Human motor compensations for thixotropy-dependent changes in resting wrist joint position after large joint movements

Aim: Resting tension of relaxed skeletal muscle fibres held at a given length varies with the immediate previous history of length changes and contractions. The primary aim of this study was to explore the motor control consequences of this history‐dependency in healthy subjects. Methods: Angular position and passive torque were recorded from the intact wrist joint. Integrated surface electromyography (IEMG) was recorded from wrist extensor and flexor muscles. Results: In relaxed subjects, wrist joint position was displaced towards dorsiflexion after a single high‐amplitude dorsiflexion movement combined with a strong flexor/extensor co‐contraction (dorsiflexion conditioning), whereas after volarflexion conditioning there was a shift towards volarflexion. These after‐effects could be abruptly cancelled by short periods (∼5 s) of rapid flapping hand movements or forceful isometric co‐contractions, findings indicative of muscle thixotropy. The IEMG‐evaluated motor after‐effects were as follows. A slowly subsiding wrist flexor contraction was needed to restore and maintain the original resting wrist position after dorsiflexion conditioning whereas a slowly subsiding extensor contraction was needed for the same goal after volarflexion conditioning.

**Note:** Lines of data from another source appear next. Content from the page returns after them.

enum KnobKind { kSeam, kDiagnostic, kLocation };
enum KnobRead { kPerCall, kOnce, kOutside };

struct Knob {
    const char *name;
    const char *dflt;
    KnobKind kind;
    KnobRead read;
};

inline constexpr Knob kKnobs[] = {
    {"FBN_CI_BITSN", "off: levels >= 2 count from byte columns", kSeam, kPerCall},
    {"FBN_CI_FORCE_BITS", "off: bit-sliced columns from 4096 samples", kSeam, kPerCall},
    {"FBN_CI_GRAM4_SPLITS", "CUs / tiles", kSeam, kPerCall},
    {"FBN_CI_GRAM_NO_MFMA", "off: FP4 MFMA Gram where it pays", kSeam, kPerCall},
    {"FBN_CI_NO_BAND", "off: the G^2 decision band is built", kSeam, kPerCall},
    {"FBN_CI_NO_BITS", "off", kSeam, kPerCall},
    {"FBN_CI_NO_DER2", "off", kSeam, kPerCall},
    {"FBN_CI_NO_GRAM", "off", kSeam, kPerCall},
    {"FBN_CI_NO_PACK2", "off", kSeam, kPerCall},
    {"FBN_CI_NO_PAIRS", "off", kSeam, kPerCall},
    {"FBN_CI_NO_ZEROCOPY", "off", kSeam, kPerCall},
    {"FBN_CI_PACK2", "off: packed columns from 65536 samples", kSeam, kPerCall},
    {"FBN_JT_LDS_POOL", "the LDS left beside the kernel's own", kSeam, kPerCall},
    {"FBN_JT_LEAF_RC", "0", kSeam, kPerCall},
    {"FBN_JT_MARG_V2", "1", kSeam, kPerCall},
    {"FBN_JT_REG_POOL", "the registers left under the budget", kSeam, kPerCall},
    {"FBN_JT_TILING", "0", kSeam, kPerCall},
    {"FBN_JT_TW", "1", kSeam, kPerCall},
    {"FBN_PC_DIST_FORCE_EXCHANGE", "off", kSeam, kOutside},
    {"FBN_PC_FULLSPEC", "16384", kSeam, kPerCall},
    {"FBN_PC_GEN_GENERAL", "off", kSeam, kPerCall},
    {"FBN_PC_GROWTH", "4 (host rounds), 2 (device level 1)", kSeam, kPerCall},
    {"FBN_PC_HOST_L0L1", "off", kSeam, kPerCall},
    {"FBN_PC_HOST_L1", "off", kSeam, kPerCall},
    {"FBN_PC_L0CHUNK", "4194304", kSeam, kPerCall},
    {"FBN_PC_L1CAP", "524288", kSeam, kPerCall},
    {"FBN_PC_L1_MAXCHUNK", "65536", kSeam, kPerCall},
    {"FBN_PC_NO_MISCREEN", "off", kSeam, kPerCall},
    {"FBN_PC_NO_SMALL", "off", kSeam, kPerCall},
    {"FBN_PC_PIPELINE_EDGES", "kPipelineEdges", kSeam, kPerCall},
    {"FBN_PC_ROUND0", "8192", kSeam, kPerCall},
    {"FBN_PC_SMALL_COOP", "unset: cooperative launch where it fits", kSeam, kPerCall},
    {"FBN_PC_SMALL_FAIL", "unset", kSeam, kPerCall},
    {"FBN_JT_PLACE_DEBUG", "off", kDiagnostic, kPerCall},
    {"FBN_JT_PROFILE", "0", kDiagnostic, kPerCall},
    {"FBN_JT_VDEBUG", "0", kDiagnostic, kPerCall},
    {"FBN_PC_SMALL_TRACE", "off", kDiagnostic, kOnce},
    {"FBN_PC_TIMING", "off", kDiagnostic, kOnce},
    {"FBN_PLAN_TIMING", "off", kDiagnostic, kOnce},
    {"FBN_KERNEL_CACHE", "fastbn_amd/kcache beside the library", kLocation, kPerCall},
    {"FBN_LIB_PATH", "libfastbn.so beside the package", kLocation, kOutside},
    {"OMP_NUM_THREADS", "min(16, hardware threads)", kLocation, kPerCall},
};

inline const char *KnobValue(const char *name) {
    for (const Knob &k : kKnobs)
        if (!strcmp(k.name, name)) return getenv(name);
    abort();
}

inline bool KnobSet(const char *name) { return KnobValue(name) != nullptr; }

inline int64_t KnobOr(const char *name, int64_t dflt) {
    const char *v = KnobValue(name);
    return v ? atoll(v) : dflt;
}
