# play-with-HOI-generation/HOIG

Hardware: AMD Instinct MI355X
Metric: HOGAN train images/sec at 256x256 (higher is better)
Workload: dtype f16x3 fwd (both operands split hi+lo on fp16, 3 MFMAs per product) / bf16x2 bwd (dy split hi+lo, weights and x single bf16, 2 MFMAs per product), f32 accumulate; 1 GPU; 256x256 HO3Dv3-shaped synthetic, batch 8 per GPU, G+D full step (generator_spade_attn, VGG19 surrogate weights); global_batch=8, parallelism=dp1

## Files before the change

### hoig_amd/_lib.py

```python
import ctypes
import os
import re
import subprocess

_HERE = os.path.dirname(os.path.abspath(__file__))
LIB_PATH = os.path.join(_HERE, 'csrc', '_build', 'libhoig_hip.so')
HEADER_PATH = os.path.join(os.path.dirname(_HERE), 'include', 'hoig_kernels.h')

OK, EINVAL, ELAUNCH, EUNSUPPORTED = 0, -1, -2, -3
ACT_NONE, ACT_RELU, ACT_LRELU, ACT_TANH, ACT_SIGMOID = 0, 1, 2, 3, 4
PREC_F32, PREC_BF16X3, PREC_BF16, PREC_F16X2, PREC_F16F6 = 0, 1, 2, 3, 4
LOSS_L1, LOSS_MSE, LOSS_BCE = 0, 1, 2
POOL_MAX, POOL_AVG = 0, 1
JPEG_SUBSEQ_BYTES = 64
_ERR = {EINVAL: 'invalid argument', ELAUNCH: 'kernel launch failed', EUNSUPPORTED: 'unsupported shape'}


class HoigKernelError(RuntimeError):
    pass


class ConvDesc(ctypes.Structure):
    _fields_ = [(n, ctypes.c_int32) for n in ('B', 'Hi', 'Wi', 'Ci', 'Ho', 'Wo', 'Co', 'R', 'S', 'stride', 'pad',
                                              'transposed', 'act')] + \
               [('slope', ctypes.c_float), ('precision', ctypes.c_int32)]


def build(verbose=False):
    script = os.path.join(_HERE, 'csrc', 'build.sh')
    out = subprocess.run(['bash', script], stdout=subprocess.PIPE, stderr=subprocess.STDOUT, text=True)
    if verbose or out.returncode != 0:
        print(out.stdout)
    if out.returncode != 0:
        raise RuntimeError('hipcc build of libhoig_hip.so failed')
    return LIB_PATH


def declared_symbols():
    text = open(HEADER_PATH).read()
    return sorted(set(re.findall(r'\b(hoig_[a-z0-9_]+)\s*\(', text)) - {'hoig_stream_t'})


_vp, _i, _i64, _f, _d = ctypes.c_void_p, ctypes.c_int, ctypes.c_int64, ctypes.c_float, ctypes.c_double
_SIGS = {
    'hoig_conv2d_fwd': [ctypes.POINTER(ConvDesc), _vp, _vp, _vp, _vp, _vp],
    'hoig_conv2d_bwd_data': [ctypes.POINTER(ConvDesc), _vp, _vp, _vp, _vp],
    'hoig_conv2d_fwd_heads': [ctypes.POINTER(ConvDesc), _vp, _vp, _vp, _vp, ctypes.c_uint64, _vp],
    'hoig_conv2d_bwd_weight': [ctypes.POINTER(ConvDesc), _vp, _vp, _vp, _vp, _vp],
    'hoig_pack_conv_weight_bf16': [_vp, _i, _i, _i, _i, _vp, _vp, _vp],
    'hoig_pack_conv_weights_bf16_all': [_vp, _vp, _i, _i64, _vp, _vp, _vp, _vp, _vp],
    'hoig_conv2d_fwd_packed': [ctypes.POINTER(ConvDesc), _vp, _vp, _vp, _vp, _vp, _vp],
    'hoig_conv2d_bwd_data_packed': [ctypes.POINTER(ConvDesc), _vp, _vp, _vp, _vp, _vp],
    'hoig_conv2d_fwd_packed_stats': [ctypes.POINTER(ConvDesc), _vp, _vp, _vp, _vp, _vp, _vp, _vp],
    'hoig_conv2d_fwd_stats': [ctypes.POINTER(ConvDesc), _vp, _vp, _vp, _vp, _vp, _vp],
    'hoig_conv2d_cat_fwd_packed_stats': [ctypes.POINTER(ConvDesc), _vp, _i, _vp, _vp, _vp, _vp, _vp, _vp, _vp],
    'hoig_inorm_stats_from_sums': [_vp, _i, _i, _i, _f, _vp, _vp, _vp, _vp],
    'hoig_conv2d_bwd_data_packed_add': [ctypes.POINTER(ConvDesc), _vp, _vp, _vp, _vp, _vp, _vp],
    'hoig_pack_conv_weight_f6': [_vp, _i, _i, _i, _vp, _vp, _vp],
    'hoig_conv2d_fwd_f6': [ctypes.POINTER(ConvDesc), _vp, _vp, _vp, _vp, _vp, _vp, _vp],
    'hoig_pack_conv_weights_f6_all': [_vp, _vp, _i, _i64, _vp, _vp, _vp],
    'hoig_conv2d_cat_fwd_f6': [ctypes.POINTER(ConvDesc), _vp, _i, _vp, _vp, _vp, _vp, _vp, _vp, _vp],
    'hoig_conv2d_fwd_f6_ex': [ctypes.POINTER(ConvDesc), _vp, _i, _vp, _vp, _vp, _vp, _vp, _vp, _vp, _i, _vp, _vp, _vp],
    'hoig_conv2d_cat_fwd_packed': [ctypes.POINTER(ConvDesc), _vp, _i, _vp, _vp, _vp, _vp, _vp, _vp],
    'hoig_conv2d_cat_bwd_data_packed': [ctypes.POINTER(ConvDesc), _vp, _vp, _vp, _vp, _i, _vp, _vp],
    'hoig_split_planes_bf16': [_vp, _vp, _i64, _i, _vp],
    'hoig_conv2d_bwd_weight_split': [ctypes.POINTER(ConvDesc), _vp, _vp, _vp, _vp],
    'hoig_conv2d_bwd_data_packed_split': [ctypes.POINTER(ConvDesc), _vp, _vp, _vp, _vp, _vp, _vp],
    'hoig_conv2d_fwd_packed_pair': [ctypes.POINTER(ConvDesc)] + [_vp] * 11,
    'hoig_conv2d_bwd_data_packed_split_pair': [ctypes.POINTER(ConvDesc)] + [_vp] * 11,
    'hoig_conv2d_bwd_weight_split_pair': [ctypes.POINTER(ConvDesc)] + [_vp] * 7,
    'hoig_conv2d_cat_bwd_weight': [ctypes.POINTER(ConvDesc), _vp, _i, _vp, _vp, _vp, _vp, _vp],
    'hoig_inorm_stats': [_vp, _i, _i, _i, _f, _vp, _vp, _vp, _vp],
    'hoig_inorm_apply': [_vp, _vp, _vp, _i, _vp, _vp, _i, _f, _vp, _vp, _i, _i, _i, _vp],
    'hoig_inorm_apply_ld': [_vp, _vp, _vp, _i, _vp, _vp, _i, _i, _f, _vp, _vp, _i, _i, _i, _vp],
    'hoig_inorm_bwd_ld': [_vp, _vp, _vp, _i, _vp, _vp, _i, _vp, _vp, _i, _f, _vp, _vp, _vp, _i, _i, _i, _vp, _vp],
    'hoig_inorm_fwd_fused': [_vp, _i, _vp, _vp, _i, _i, _f, _vp, _f, _vp, _vp, _vp, _i, _i, _i, _vp],
    'hoig_inorm_bwd_fused': [_vp, _vp, _vp, _i, _vp, _vp, _i, _vp, _vp, _i, _f, _vp, _vp, _vp, _i, _i, _i, _vp],
    'hoig_inorm_bwd_add_ld': [_vp, _vp, _vp, _i, _vp, _vp, _i, _vp, _vp, _i, _f, _vp, _vp, _vp, _vp, _i, _i, _i, _vp, _vp],
    'hoig_inorm_bwd_add_ld_split': [_vp, _vp, _vp, _i, _vp, _vp, _i, _vp, _vp, _i, _f, _vp, _vp, _vp, _vp, _i, _i, _i, _vp, _vp],
    'hoig_inorm_bwd_fused_add_split': [_vp, _vp, _vp, _i, _vp, _vp, _i, _vp, _vp, _i, _f, _vp, _vp, _vp, _vp, _i, _i, _i, _vp],
    'hoig_inorm_fold': [_vp, _vp, _vp, _vp, _i, _i, _vp, _vp, _i, _vp],
    'hoig_conv2d_fwd_packed_normin': [_vp, _vp, _i, _vp, _vp, _vp, _vp, _vp, _vp, _i, _vp, _vp, _vp],
    'hoig_unsplit_planes_bf16': [_vp, _vp, _i64, _i, _vp],
    'hoig_inorm_bwd_fused_add': [_vp, _vp, _vp, _i, _vp, _vp, _i, _vp, _vp, _i, _f, _vp, _vp, _vp, _vp, _i, _i, _i, _vp],
    'hoig_inorm_bwd': [_vp, _vp, _vp, _i, _vp, _vp, _vp, _vp, _i, _f, _vp, _vp, _vp, _i, _i, _i, _vp, _vp],
    'hoig_replicate_pad_fwd': [_vp, _vp, _i, _i, _i, _i, _i, _vp],
    'hoig_replicate_pad_bwd': [_vp, _vp, _i, _i, _i, _i, _i, _vp],
    'hoig_replicate_pad_bwd_add': [_vp, _vp, _vp, _i, _i, _i, _i, _i, _vp],
    'hoig_attn_pixel_fwd': [_vp] * 10 + [_i, _i, _i, _i, _vp],
    'hoig_attn_pixel_bwd': [_vp] * 10 + [_i, _i, _i, _i, _vp],
    'hoig_attn_build_index': [_vp, _vp, _i, _i, _i, _vp],
    'hoig_attn_src_gather': [_vp, _vp, _vp, _vp, _vp, _i, _i, _i, _i, _vp],
    'hoig_attn_gs_gather': [_vp, _vp, _vp, _vp, _i, _i, _i, _vp],
    'hoig_block_extractor_forward': [_vp, _vp, _vp] + [_i] * 7 + [_vp],
    'hoig_block_extractor_backward': [_vp] * 5 + [_i] * 7 + [_vp],
    'hoig_local_attn_reshape_forward': [_vp, _vp] + [_i] * 4 + [_vp],
    'hoig_local_attn_reshape_backward': [_vp, _vp] + [_i] * 4 + [_vp],
    'hoig_grid_sample_fwd': [_vp, _vp, _vp] + [_i] * 6 + [_vp],
    'hoig_grid_sample_bwd': [_vp, _vp, _vp] + [_i] * 6 + [_vp],
    'hoig_resize_bilinear_ac': [_vp, _vp] + [_i] * 6 + [_vp],
    'hoig_resize_nearest': [_vp, _vp] + [_i] * 6 + [_vp],
    'hoig_attn_flow': [_vp, _vp, _i, _i, _vp],
    'hoig_maxpool2_fwd': [_vp, _vp] + [_i] * 4 + [_vp],
    'hoig_maxpool2_bwd': [_vp, _vp, _vp, _vp] + [_i] * 4 + [_vp],
    'hoig_nchw_to_nhwc': [_vp, _vp] + [_i] * 4 + [_vp],
    'hoig_nhwc_to_nchw': [_vp, _vp] + [_i] * 4 + [_vp],
    'hoig_copy_channels': [_vp, _vp, _i64, _i, _i, _i, _i, _i, _i, _vp],
    'hoig_cat2_channels': [_vp, _i, _vp, _i, _vp, _i64, _vp],
    'hoig_add': [_vp, _vp, _vp, _i64, _vp],
    'hoig_add_act': [_vp, _vp, _vp, _i, _f, _i64, _vp],
    'hoig_act_bwd': [_vp, _vp, _vp, _i, _f, _i64, _vp],
    'hoig_act_bwd_colsum': [_vp, _vp, _vp, _vp, _i, _f, _i64, _i, _vp],
    'hoig_colsum_accum': [_vp, _vp, _i64, _i, _vp],
    'hoig_compose_fwd': [_vp] * 6 + [_i64, _i, _vp],
    'hoig_compose_bwd': [_vp] * 11 + [_i64, _i, _vp],
    'hoig_loss_fwd_bwd': [_i, _vp, _vp, _f, _f, _vp, _vp, _i64, _vp],
    'hoig_tv_fwd_bwd': [_vp, _f, _f, _vp, _vp, _i, _i, _i, _vp],
    'hoig_loss_accumulate': [_i, _vp, _vp, _f, _f, _vp, _vp, _i64, _vp],
    'hoig_tv_accumulate': [_vp, _f, _f, _vp, _vp, _i, _i, _i, _vp],
    'hoig_sum': [_vp, _vp, _i64, _vp],
    'hoig_sum_scaled': [_vp, _f, _vp, _i64, _vp],
    'hoig_adam_step': [_vp, _vp, _vp, _vp, _i64, _d, _d, _d, _d, _i, _f, _vp],
    'hoig_adam_tick': [_vp, _vp, _vp],
    'hoig_adam_step_dev': [_vp, _vp, _vp, _vp, _i64, _vp, _f, _vp],
    'hoig_resize_linear_u8': [_vp, _i, _i, _i, _i, _vp, _i, _i, _vp],
    'hoig_warp_affine_u8': [_vp, _i, _i, _i, _i, _vp, _i, _i, _i, _vp, _vp],
    'hoig_adam_pack_step': [_vp, _vp, _vp, _vp, _vp, _f, _vp, _i, _i64, _vp, _i64, _vp, _vp, _vp, _vp, _vp],
    'hoig_stream_create': [ctypes.POINTER(ctypes.c_void_p)],
    'hoig_stream_destroy': [_vp],
    'hoig_stream_scratch_set': [_vp, _vp, _i64],
    'hoig_tensor2im_u8': [_vp, _vp] + [_i] * 6 + [_vp],
    'hoig_tensor2im_nhwc_u8': [_vp, _vp, _i64, _i, _vp],
    'hoig_prep_texture': [_vp] * 9,
    'hoig_prep_lookup': [_vp] * 5 + [_i] + [_vp] * 8,
    'hoig_prep_assemble': [_i] + [_vp] * 17 + [_i] + [_vp] * 6,
    'hoig_rasterize_fim_wim': [_vp, _i, _i, _i, _f, _f, _vp, _vp, _vp, _vp],
    'hoig_pack_conv_weight_wino': [_vp, _i, _i, _vp, _vp, _vp],
    'hoig_conv2d_fwd_wino': [ctypes.POINTER(ConvDesc), _vp, _vp, _vp, _vp, _vp, _vp],
    'hoig_project_faces': [_vp, _i, _vp, _i, _vp, _vp, _i, _i, _f, _f, _vp, _vp],
    'hoig_prep_texture_batched': [_i, _vp, _vp, _i64, _vp, _vp, _vp, _vp, _vp, _vp, _vp],
    'hoig_prep_lookup_batched': [_i, _vp, _vp, _vp, _vp, _vp, _vp, _vp, _vp, _i64, _vp, _vp, _vp, _vp, _vp, _vp],
    'hoig_mano_lbs': [_vp, _vp, _vp, _vp, _vp, _vp, _vp, _vp, _vp, _i, _i, _vp, _vp, _vp, _vp, _vp, _i, _vp, _i, _vp],
    'hoig_pool2d_fwd': [_vp, _vp] + [_i] * 10 + [_vp],
    'hoig_stage_images_u8': [_vp, _vp] + [_i] * 7 + [_vp, _vp],
    'hoig_pad2d': [_vp, _vp] + [_i] * 6 + [_vp],
    'hoig_global_avgpool': [_vp, _vp, _i, _i, _i, _vp],
    'hoig_lpips_layer': [_vp, _vp, _vp, _vp, _i, _i, _i, _vp, _vp],
    'hoig_ssim': [_vp, _vp, _vp, _vp, _i, _i, _i, _i, _f, _f, _f, _i, _f, _vp, _vp],
    'hoig_jpeg_entropy_host': [_vp, _i64, _vp, _i, _vp, _i64, _vp, _i64, _vp],
    'hoig_jpeg_decode_bgr_u8': [_vp, _i64, _vp, _vp, _i, _vp, _i64, _vp, _i64, _vp, _vp, _i64, _vp],
    'hoig_jpeg_reconstruct_bgr_u8': [_vp, _vp, _i, _vp, _i64, _vp, _i64, _vp],
    'hoig_jpeg_entropy_par_host': [_vp, _i64, _vp, _i, _vp, _i64, _i, _i, _vp, _i64, _vp, _vp, _vp, _i64],
    'hoig_jpeg_decode_bgr_u8_par': [_vp, _i64, _vp, _vp, _i, _vp, _i64, _vp, _i64, _vp, _vp, _i64, _i, _vp],
    'hoig_pil_bilinear_ksize': [_i, _i],
    'hoig_pil_bilinear_table': [_i, _i, _vp],
    'hoig_resize_pil_bilinear_u8_host': [_vp, _i, _i, _i, _i, _vp, _i, _i],
    'hoig_resize_pil_bilinear_u8': [_vp, _i, _i, _i, _i, _vp, _i, _i, _vp, _vp, _vp, _vp],
}


def _load():
    if not os.path.exists(LIB_PATH):
        raise ImportError(
            'hoig_amd: %s not found. The HIP extension is mandatory (no CPU / eager fallback exists); build it with '
            '`python -c "import __graft_entry__ as g; g.build()"` or `bash hoig_amd/csrc/build.sh`.' % LIB_PATH)
    lib = ctypes.CDLL(LIB_PATH)
    for name, args in _SIGS.items():
        fn = getattr(lib, name)
        fn.argtypes = args
        fn.restype = ctypes.c_int
    lib.hoig_inorm_workspace_bytes.argtypes = [_i, _i, _i]
    lib.hoig_inorm_workspace_bytes.restype = ctypes.c_int64
    lib.hoig_set_f6_min_tiles.argtypes = [_i]
    lib.hoig_set_f6_min_tiles.restype = ctypes.c_int
    lib.hoig_f6_plane_bytes.argtypes = [_i, _i, _i]
    lib.hoig_f6_plane_bytes.restype = ctypes.c_int64
    lib.hoig_wino_plane_halfs.argtypes = [_i, _i]
    lib.hoig_wino_plane_halfs.restype = ctypes.c_int64
    lib.hoig_attn_index_ints.argtypes = [_i, _i, _i]
    lib.hoig_attn_index_ints.restype = ctypes.c_int64
    lib.hoig_rasterize_workspace_bytes.restype = ctypes.c_size_t
    lib.hoig_rasterize_workspace_bytes.argtypes = [ctypes.c_int, ctypes.c_int]
    lib.hoig_set_tuning.argtypes = [ctypes.c_char_p, _i]
    lib.hoig_set_tuning.restype = ctypes.c_int
    lib.hoig_stream_scratch_bytes.argtypes = []
    lib.hoig_stream_scratch_bytes.restype = ctypes.c_int64
    lib.hoig_conv2d_bwd_weight_scratch_bytes.argtypes = [ctypes.POINTER(ConvDesc)]
# ... 46 lines not shown
```

### hoig_amd/csrc/conv_bf16_common.h

```cpp
#pragma once
#include "common.h"

namespace hoig_detail {

#define HOIG_NS_SWITCH(ns, ...)                                                \
    do {                                                                       \
        if ((ns) == 2) { constexpr int NSX = 2; __VA_ARGS__; }                 \
        else if ((ns) == 3) { constexpr int NSX = 3; __VA_ARGS__; }            \
        else { constexpr int NSX = 1; __VA_ARGS__; }                           \
    } while (0)
__host__ __device__ constexpr int ns_a(int nsx) { return nsx == 1 ? 1 : 2; }
__host__ __device__ constexpr int ns_b(int nsx) { return nsx == 2 ? 2 : 1; }
inline int ns_of_precision(int precision) {
    return precision == HOIG_PREC_BF16X3 ? 2 : (precision == HOIG_PREC_F16X2 ? 3 : 1);
}
inline bool is_16bit_precision(int precision) {
    return precision == HOIG_PREC_BF16X3 || precision == HOIG_PREC_BF16 || precision == HOIG_PREC_F16X2;
}

typedef __bf16 bf2_t __attribute__((ext_vector_type(2)));
typedef float f2_t __attribute__((ext_vector_type(2)));
__device__ __forceinline__ unsigned cvt2(float a, float b) {
    f2_t v = {a, b};
    return __builtin_bit_cast(unsigned, __builtin_convertvector(v, bf2_t));
}
typedef _Float16 h2_t __attribute__((ext_vector_type(2)));
typedef _Float16 f16x8 __attribute__((ext_vector_type(8)));
constexpr float W_SCALE_F16 = 256.f;
__device__ __forceinline__ unsigned cvt2h(float a, float b) {
    f2_t v = {a, b};
    return __builtin_bit_cast(unsigned, __builtin_convertvector(v, h2_t));
}
__device__ __forceinline__ void split4h(const float4 v, uint2 &hi, uint2 &lo) {
    hi.x = cvt2h(v.x, v.y);
    hi.y = cvt2h(v.z, v.w);
    const h2_t h0 = __builtin_bit_cast(h2_t, hi.x), h1 = __builtin_bit_cast(h2_t, hi.y);
    lo.x = cvt2h(v.x - (float)h0[0], v.y - (float)h0[1]);
    lo.y = cvt2h(v.z - (float)h1[0], v.w - (float)h1[1]);
}
template <bool F16>
__device__ __forceinline__ f32x16 mfma16(const bf16x8 a, const bf16x8 b, const f32x16 c) {
    if constexpr (F16)
        return __builtin_amdgcn_mfma_f32_32x32x16_f16(__builtin_bit_cast(f16x8, a), __builtin_bit_cast(f16x8, b), c, 0, 0, 0);
    else
        return __builtin_amdgcn_mfma_f32_32x32x16_bf16(a, b, c, 0, 0, 0);
}
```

Furthermore, ongoing wrist extensor IEMG activity required to actively hold the wrist in a moderate dorsiflexed position or to resist a constant volar torque at resting position was temporarily reduced after dorsiflexion conditioning and enhanced (not significantly) after volarflexion conditioning. Conclusion: The results provide evidence that during voluntary maintenance of a desired wrist joint position the motor commands to the position‐holding muscles are unconsciously adjusted to compensate for thixotropy‐dependent variations in the resting tension of the muscles.